Nasdaq Data Analyst interview typically runs 4 rounds: an emailed exam, three technical interviews, and one HR round. The process usually spans several stages and is notably exam-heavy and practical.
$71K
Avg. Base Comp
$138K
Avg. Total Comp
4
Typical Rounds
2-4 weeks
Process Length
We’ve seen Nasdaq evaluate Data Analyst candidates less like generalists and more like people who can step into a real workflow on day one. The strongest signal in the candidate experience is the exam-style work: the pre-interview assignment and the onsite exercise both felt like previews of the job, not abstract screens. That matters because the company seems to care about whether you can handle repetitive, operational analysis without losing accuracy or speed. One candidate specifically noted that the exercise gave a realistic sense of the day-to-day tasks they’d be expected to own.

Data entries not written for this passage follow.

@@ -125,7 +130,8 @@
 
   const int nchunks = p.nch0 + p.nch1;
   const int nsteps = nchunks * NTAPS * 2;
-  const uint4* wbase = reinterpret_cast<const uint4*>(p.wpack) + (size_t)__builtin_amdgcn_readfirstlane(nt) * nsteps * STEP_U4;
+  const int wt = KS == 1 ? nt : min(nt, (p.Cout + 63) / 64 - 1);
+  const uint4* wbase = reinterpret_cast<const uint4*>(p.wpack) + (size_t)__builtin_amdgcn_readfirstlane(wt) * nsteps * STEP_U4;
 
   constexpr bool ROWREUSE = KH == 3 && KW == 3 && S == 1 && UPS != 3 && UPS != 2;
   constexpr int NSTEP = NTAPS * 2;
@@ -135,7 +141,7 @@
   auto load_b = [&](int buf, int ch_, int st_) {
     if (st_ >= NSTEP) {
       st_ -= NSTEP;
-      ch_ += 1;
+      ch_ += KS;
     }
     if (ch_ >= nchunks) ch_ = nchunks - 1;
     const uint4* src = wbase + ((size_t)(ch_ * NTAPS + tap_of(st_ >> 1)) * 2 + (st_ & 1)) * STEP_U4;
@@ -143,7 +149,7 @@
     for (int i = 0; i < 4; ++i) bq[buf][i] = src[i * 64 + lane];
   };
 #pragma unroll
-  for (int i = 0; i < NB - 1; ++i) load_b(i, 0, i);
+  for (int i = 0; i < NB - 1; ++i) load_b(i, half, i);
 
   constexpr int QS = Cfg::QS, NQ = Cfg::NQ;
   const int c4 = tid & (NQ - 1);
@@ -202,7 +208,7 @@
 #endif
     v[i] = ld4(a);
   };
-  issue_prep(0);
+  issue_prep(KS == 1 ? 0 : min(half, nchunks - 1));
 #pragma unroll
   for (int i = 0; i < NLOAD; ++i) issue_one(i);
   __syncthreads();
@@ -260,7 +266,8 @@
     stat = mb < 0x7f000000u;
     e_fix = min(max((int)(mb >> 23) + 1, 16), 254);
   }
-  for (int ch = 0; ch < nchunks; ++ch) {
+  for (int ch = half; ch - half < nchunks; ch += KS) {
+    const bool active = KS == 1 || ch < nchunks;
     const bool s1c = ch >= p.nch0;
     const bool pro = (p.in_coef != nullptr) && !s1c;
     float4 ca = make_float4(1.f, 1.f, 1.f, 1.f), cb = make_float4(0.f, 0.f, 0.f, 0.f);
@@ -282,7 +289,7 @@
         v[i].w = silu_fast(fmaf(ca.w, v[i].w, cb.w));
       }
     }
-    if (!stat) {
+    if (!stat && active) {
       float mxf = 0.f;
 #pragma unroll
       for (int i = 0; i < NLOAD; ++i) {
@@ -291,126 +298,129 @@
       }
       unsigned mx = __float_as_uint(mxf);
       mx = wave_max_u32(mx);
-      if (lane == 0) atomicMax(&mxslot[ch & 1], mx);
+      if (lane == 0) atomicMax(&mxslot[(ch / KS) & 1], mx);
     }
     STAMP(0)
     __syncthreads();
     STAMP(1)
-    const int e_old = e_run;
-    int e_ch = e_fix;
-    if (!stat) {
-      const unsigned bmx = mxslot[ch & 1];
-      if (tid == 0) mxslot[(ch + 1) & 1] = 0u;
-      e_ch = min(max((int)(__builtin_amdgcn_readfirstlane(bmx) >> 23), 16), 254);
-    }
-    e_run = max(e_run, e_ch);
-    const float sc = __uint_as_float((unsigned)(268 - e_run) << 23);
-    if (e_run != e_old && ch > 0) {
-      const int fe = 127 + e_old - e_run;
-      const float f = fe > 0 ? __uint_as_float((unsigned)fe << 23) : 0.f;
-#pragma unroll
-      for (int mb = 0; mb < 4; ++mb)
-#pragma unroll
-        for (int nb = 0; nb < 4; ++nb) acc[mb][nb] *= f;
-    }
-    const bool more = ch + 1 < nchunks;
-    if (more) issue_prep(ch + 1);
-#ifdef DMH_STAMPS
-    if (p.ablate & 1) {
-#pragma unroll
-      for (int i = 0; i < NLOAD; ++i)
+    if (active) {
+      const int e_old = e_run;
+      int e_ch = e_fix;
+      if (!stat) {
+        const unsigned bmx = mxslot[(ch / KS) & 1];
+        if (tid == 0) mxslot[(ch / KS + 1) & 1] = 0u;
+        e_ch = min(max((int)(__builtin_amdgcn_readfirstlane(bmx) >> 23), 16), 254);
+      }
+      e_run = max(e_run, e_ch);
+      const float sc = __uint_as_float((unsigned)(268 - e_run) << 23);
+      if (e_run != e_old && ch >= KS) {
+        const int fe = 127 + e_old - e_run;
+        const float f = fe > 0 ? __uint_as_float((unsigned)fe << 23) : 0.f;
+#pragma unroll
+        for (int mb = 0; mb < 4; ++mb)
+#pragma unroll
+          for (int nb = 0; nb < 4; ++nb) acc[mb][nb] *= f;
+      }
+      const bool more = ch + KS < nchunks;
+      if (more) issue_prep(ch + KS);
+#ifdef DMH_STAMPS
+      if (p.ablate & 1) {
+#pragma unroll
+        for (int i = 0; i < NLOAD; ++i)
+          if (more) issue_one(i);
+      } else
+#endif
+#pragma unroll
+      for (int i = 0; i < NLOAD; ++i) {
+        if ((i + 1) * 256 <= IN_PIX * NQ || ((tid + i * 256) >> QS) < IN_PIX) {
+          const float si = ((msk >> i) & 1u) ? sc : 0.f;
+          uint2 h1, h2;
+          dmh_split2(v[i].x, v[i].y, si, h1.x, h2.x);
+          dmh_split2(v[i].z, v[i].w, si, h1.y, h2.y);
+          int slot = PACKPW ? poff[i] : wroff[i];
+          if (PACKPW) asm volatile("v_and_b32 %0, 0xffff, %0" : "+v"(slot));
+          unsigned char* dst = in_tile + slot;
+          *reinterpret_cast<uint2*>(dst) = h1;
+          *reinterpret_cast<uint2*>(dst + 64) = h2;
+        }
         if (more) issue_one(i);
-    } else
-#endif
-#pragma unroll
-    for (int i = 0; i < NLOAD; ++i) {
-      if ((i + 1) * 256 <= IN_PIX * NQ || ((tid + i * 256) >> QS) < IN_PIX) {
-        const float si = ((msk >> i) & 1u) ? sc : 0.f;
-        uint2 h1, h2;
-        dmh_split2(v[i].x, v[i].y, si, h1.x, h2.x);
-        dmh_split2(v[i].z, v[i].w, si, h1.y, h2.y);
-        int slot = PACKPW ? poff[i] : wroff[i];
-        if (PACKPW) asm volatile("v_and_b32 %0, 0xffff, %0" : "+v"(slot));
-        unsigned char* dst = in_tile + slot;
-        *reinterpret_cast<uint2*>(dst) = h1;
-        *reinterpret_cast<uint2*>(dst + 64) = h2;
-      }
-      if (more) issue_one(i);
+      }
     }
     STAMP(2)
     __syncthreads();
     STAMP(3)
     __builtin_amdgcn_sched_barrier(0);
-
-    half8 a[4][2];
-    half8 ar[ROWREUSE ? 5 : 1][2];
-    auto read_a = [&](int tap) {
-      const unsigned char* at = in_tile + (tap / KW) * ROWP + (tap % KW) * PITCH;
-      if constexpr (PK) {
-        const int t0 = 2 * tap, t1 = 2 * tap + 1 < KH * KW ? 2 * tap + 1 : 2 * tap;
-        const int o0 = (t0 / KW) * ROWP + (t0 % KW) * PITCH, o1 = (t1 / KW) * ROWP + (t1 % KW) * PITCH;
-        at = in_tile + ((kg >> 1) ? o1 : o0);
-      }
-#pragma unroll
-      for (int mb = 0; mb < 4; ++mb)
-#pragma unroll
-        for (int pl = 0; pl < 2; ++pl) a[mb][pl] = *reinterpret_cast<const half8*>(at + arow[mb] + pl * 64);
-    };
-    auto read_rows = [&](int kx, int r0, int r1) {
-      const unsigned char* at = in_tile + kx * PITCH;
-#pragma unroll
-      for (int r = r0; r < r1; ++r)
-#pragma unroll
-        for (int pl = 0; pl < 2; ++pl)
-          ar[ROWREUSE ? r % 5 : 0][pl] = *reinterpret_cast<const half8*>(at + arow[0] + r * ROWP + pl * 64);
-    };
-#ifdef DMH_STAMPS
-    if (!(p.ablate & 2))
-#endif
-    {
-#pragma unroll
-      for (int st = 0; st < NSTEP; ++st) {
-#ifdef DMH_STAMPS
-        if (!(p.ablate & 8))
-#endif
-        load_b((st + NB - 1) % NB, ch, st + NB - 1);
-        __builtin_amdgcn_sched_barrier(0);
-        const int pos = st >> 1;
-#ifdef DMH_STAMPS
-        if (!(p.ablate & 16) || st == 0)
-#endif
-        {
-          if (ROWREUSE) {
-            if ((st & 1) == 0) read_rows(pos / 3, pos % 3 == 0 ? 0 : 3 + pos % 3, 4 + pos % 3);
-          } else if ((st & 1) == 0) {
-            read_a(pos);
+    if (active) {
+      half8 a[4][2];
+      half8 ar[ROWREUSE ? 5 : 1][2];
+      auto read_a = [&](int tap) {
+        const unsigned char* at = in_tile + (tap / KW) * ROWP + (tap % KW) * PITCH;
+        if constexpr (PK) {
+          const int t0 = 2 * tap, t1 = 2 * tap + 1 < KH * KW ? 2 * tap + 1 : 2 * tap;
+          const int o0 = (t0 / KW) * ROWP + (t0 % KW) * PITCH, o1 = (t1 / KW) * ROWP + (t1 % KW) * PITCH;
+          at = in_tile + ((kg >> 1) ? o1 : o0);
+        }
+#pragma unroll
+        for (int mb = 0; mb < 4; ++mb)
+#pragma unroll
+          for (int pl = 0; pl < 2; ++pl) a[mb][pl] = *reinterpret_cast<const half8*>(at + arow[mb] + pl * 64);
+      };
+      auto read_rows = [&](int kx, int r0, int r1) {
+        const unsigned char* at = in_tile + kx * PITCH;
+#pragma unroll
+        for (int r = r0; r < r1; ++r)
+#pragma unroll
+          for (int pl = 0; pl < 2; ++pl)
+            ar[ROWREUSE ? r % 5 : 0][pl] = *reinterpret_cast<const half8*>(at + arow[0] + r * ROWP + pl * 64);
+      };
+#ifdef DMH_STAMPS
+      if (!(p.ablate & 2))
+#endif
+      {
+#pragma unroll
+        for (int st = 0; st < NSTEP; ++st) {
+#ifdef DMH_STAMPS
+          if (!(p.ablate & 8))
+#endif
+          load_b((st + NB - 1) % NB, ch, st + NB - 1);
+          __builtin_amdgcn_sched_barrier(0);
+          const int pos = st >> 1;
+#ifdef DMH_STAMPS
+          if (!(p.ablate & 16) || st == 0)
+#endif
+          {
+            if (ROWREUSE) {
+              if ((st & 1) == 0) read_rows(pos / 3, pos % 3 == 0 ? 0 : 3 + pos % 3, 4 + pos % 3);
+            } else if ((st & 1) == 0) {
+              read_a(pos);
+            }
           }
+          auto afrag = [&](int mb, int pl) -> half8 {
+            if constexpr (ROWREUSE) return ar[(mb + pos % 3) % 5][pl];
+            else return a[mb][pl];
+          };
+#define DMH_A(mb, pl) afrag(mb, pl)
+#pragma unroll
+          for (int mb = 0; mb < 4; ++mb)
+#pragma unroll
+            for (int nb = 0; nb < 2; ++nb) {
+              float4v& c = acc[mb][(st & 1) * 2 + nb];
+              const half8 g1 = __builtin_bit_cast(half8, bq[st % NB][nb * 2]), g2 = __builtin_bit_cast(half8, bq[st % NB][nb * 2 + 1]);
+              const half8 h1 = DMH_A(mb, 0), h2 = DMH_A(mb, 1);
+              asm("v_mfma_f32_16x16x32_f16 %0, %1, %4, %0\n\t"
+                  "v_mfma_f32_16x16x32_f16 %0, %2, %3, %0\n\t"
+                  "v_mfma_f32_16x16x32_f16 %0, %1, %3, %0"
+                  : "+v"(c) : "v"(g1), "v"(g2), "v"(h1), "v"(h2));
+            }
+#undef DMH_A
         }
-        auto afrag = [&](int mb, int pl) -> half8 {
-          if constexpr (ROWREUSE) return ar[(mb + pos % 3) % 5][pl];
-          else return a[mb][pl];
-        };
-#define DMH_A(mb, pl) afrag(mb, pl)
-#pragma unroll
-        for (int mb = 0; mb < 4; ++mb)
-#pragma unroll
-          for (int nb = 0; nb < 2; ++nb) {
-            float4v& c = acc[mb][(st & 1) * 2 + nb];
-            const half8 g1 = __builtin_bit_cast(half8, bq[st % NB][nb * 2]), g2 = __builtin_bit_cast(half8, bq[st % NB][nb * 2 + 1]);
-            const half8 h1 = DMH_A(mb, 0), h2 = DMH_A(mb, 1);
-            asm("v_mfma_f32_16x16x32_f16 %0, %1, %4, %0\n\t"
-                "v_mfma_f32_16x16x32_f16 %0, %2, %3, %0\n\t"
-                "v_mfma_f32_16x16x32_f16 %0, %1, %3, %0"
-                : "+v"(c) : "v"(g1), "v"(g2), "v"(h1), "v"(h2));
-          }
-#undef DMH_A
-      }
-    }
-#pragma unroll
-    for (int mb = 0; mb < 4; mb += 2)
-      asm volatile("s_nop 15" : "+v"(acc[mb][0]), "+v"(acc[mb][1]), "+v"(acc[mb][2]), "+v"(acc[mb][3]), "+v"(acc[mb + 1][0]),
-                   "+v"(acc[mb + 1][1]), "+v"(acc[mb + 1][2]), "+v"(acc[mb + 1][3]));
-    __builtin_amdgcn_sched_barrier(0);
+      }
+#pragma unroll
+      for (int mb = 0; mb < 4; mb += 2)
+        asm volatile("s_nop 15" : "+v"(acc[mb][0]), "+v"(acc[mb][1]), "+v"(acc[mb][2]), "+v"(acc[mb][3]), "+v"(acc[mb + 1][0]),
+                     "+v"(acc[mb + 1][1]), "+v"(acc[mb + 1][2]), "+v"(acc[mb + 1][3]));
+      __builtin_amdgcn_sched_barrier(0);
+    }
     STAMP(4)
   }
 
@@ -419,31 +429,57 @@
 #endif
   {
     constexpr int EP = EpilogueRows::EP;
+    if constexpr (KS == 2) {
+      float4v* red = reinterpret_cast<float4v*>(lds) + wave * (16 * 64) + lane;
+      __syncthreads();
+      if (half) {
+#pragma unroll
+        for (int mb = 0; mb < 4; ++mb)
+#pragma unroll
+          for (int nb = 0; nb < 4; ++nb) red[(mb * 4 + nb) * 64] = acc[mb][nb];
+        if (tid == 0) mxslot[0] = (unsigned)e_run;
+      }
+      __syncthreads();
+      if (!half) {
+        const int e_oth = __builtin_amdgcn_readfirstlane((int)mxslot[2]);
+        const int e_fin = max(e_run, e_oth);
+        const int fo = 127 + e_run - e_fin, ft = 127 + e_oth - e_fin;
+        const float f_own = fo > 0 ? __uint_as_float((unsigned)fo << 23) : 0.f;
+        const float f_oth = ft > 0 ? __uint_as_float((unsigned)ft << 23) : 0.f;
+#pragma unroll
+        for (int mb = 0; mb < 4; ++mb)
+#pragma unroll
+          for (int nb = 0; nb < 4; ++nb) acc[mb][nb] = acc[mb][nb] * f_own + red[(mb * 4 + nb) * 64] * f_oth;
+        e_run = e_fin;
+      }
+    }
     const float inv_s = __uint_as_float((unsigned)(e_run - 14) << 23);
-    float* wl = lds + wave * (32 * EP);
+    float* wl = lds + wave * (KS == 2 ? 16 * 64 * 4 : 32 * EP);
     EpilogueRows er(p, b, n0);
     if (UPS == 3 && p.oscale) er.osc = ld4(p.oscale + nt * 64 + er.c4 * 4);
     er.osc.x *= inv_s;
     er.osc.y *= inv_s;
     er.osc.z *= inv_s;
     er.osc.w *= inv_s;
-    __syncthreads();
-#pragma unroll
-    for (int hb = 0; hb < 2; ++hb) {
-#pragma unroll
-      for (int m2 = 0; m2 < 2; ++m2)
-#pragma unroll
-        for (int nb = 0; nb < 4; ++nb)
-          *reinterpret_cast<float4v*>(wl + (m2 * 16 + l15) * EP + nb * 16 + kg * 4) = acc[hb * 2 + m2][nb];
-      __builtin_amdgcn_fence(__ATOMIC_RELEASE, "wavefront");
-      __builtin_amdgcn_wave_barrier();
-      __builtin_amdgcn_fence(__ATOMIC_ACQUIRE, "wavefront");
-      if (UPS == 3) er.template store_rows<TW>(p, wl, hb * 32, oy0, ox0, 2, wm >> 1, wm & 1);
-      else er.template store_rows<TW, (KH == 1 && KW == 1 && WN == 1 && UPS == 0)>(p, wl, wm * 64 + hb * 32, oy0, ox0);
+    if (KS == 1) __syncthreads();
+    if (KS == 1 || !half) {
+#pragma unroll
+      for (int hb = 0; hb < 2; ++hb) {
+#pragma unroll
+        for (int m2 = 0; m2 < 2; ++m2)
+#pragma unroll
+          for (int nb = 0; nb < 4; ++nb)
+            *reinterpret_cast<float4v*>(wl + (m2 * 16 + l15) * EP + nb * 16 + kg * 4) = acc[hb * 2 + m2][nb];
+        __builtin_amdgcn_fence(__ATOMIC_RELEASE, "wavefront");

A recurring theme is how much weight Nasdaq puts on the candidate’s own background. Interviewers dug into listed projects, then used those examples to branch into SQL, medium-level coding, and even OOP concepts, which tells us they’re looking for people who can explain decisions clearly under pressure, not just recite syntax. We also saw puzzle-style questions mixed in, so the bar isn’t purely analytics; it’s about whether you can reason through unfamiliar problems in a structured way. The technical bar felt solid but fair, especially for candidates who could connect their resume to practical outcomes.
One non-obvious pattern: the process can feel a bit uneven in communication, but the evaluation itself stays grounded in work realism. That combination suggests Nasdaq is optimizing for reliability and applied judgment. Our candidates report that the best fit is someone who can move comfortably between SQL depth, basic programming fluency, and clear project storytelling without sounding rehearsed.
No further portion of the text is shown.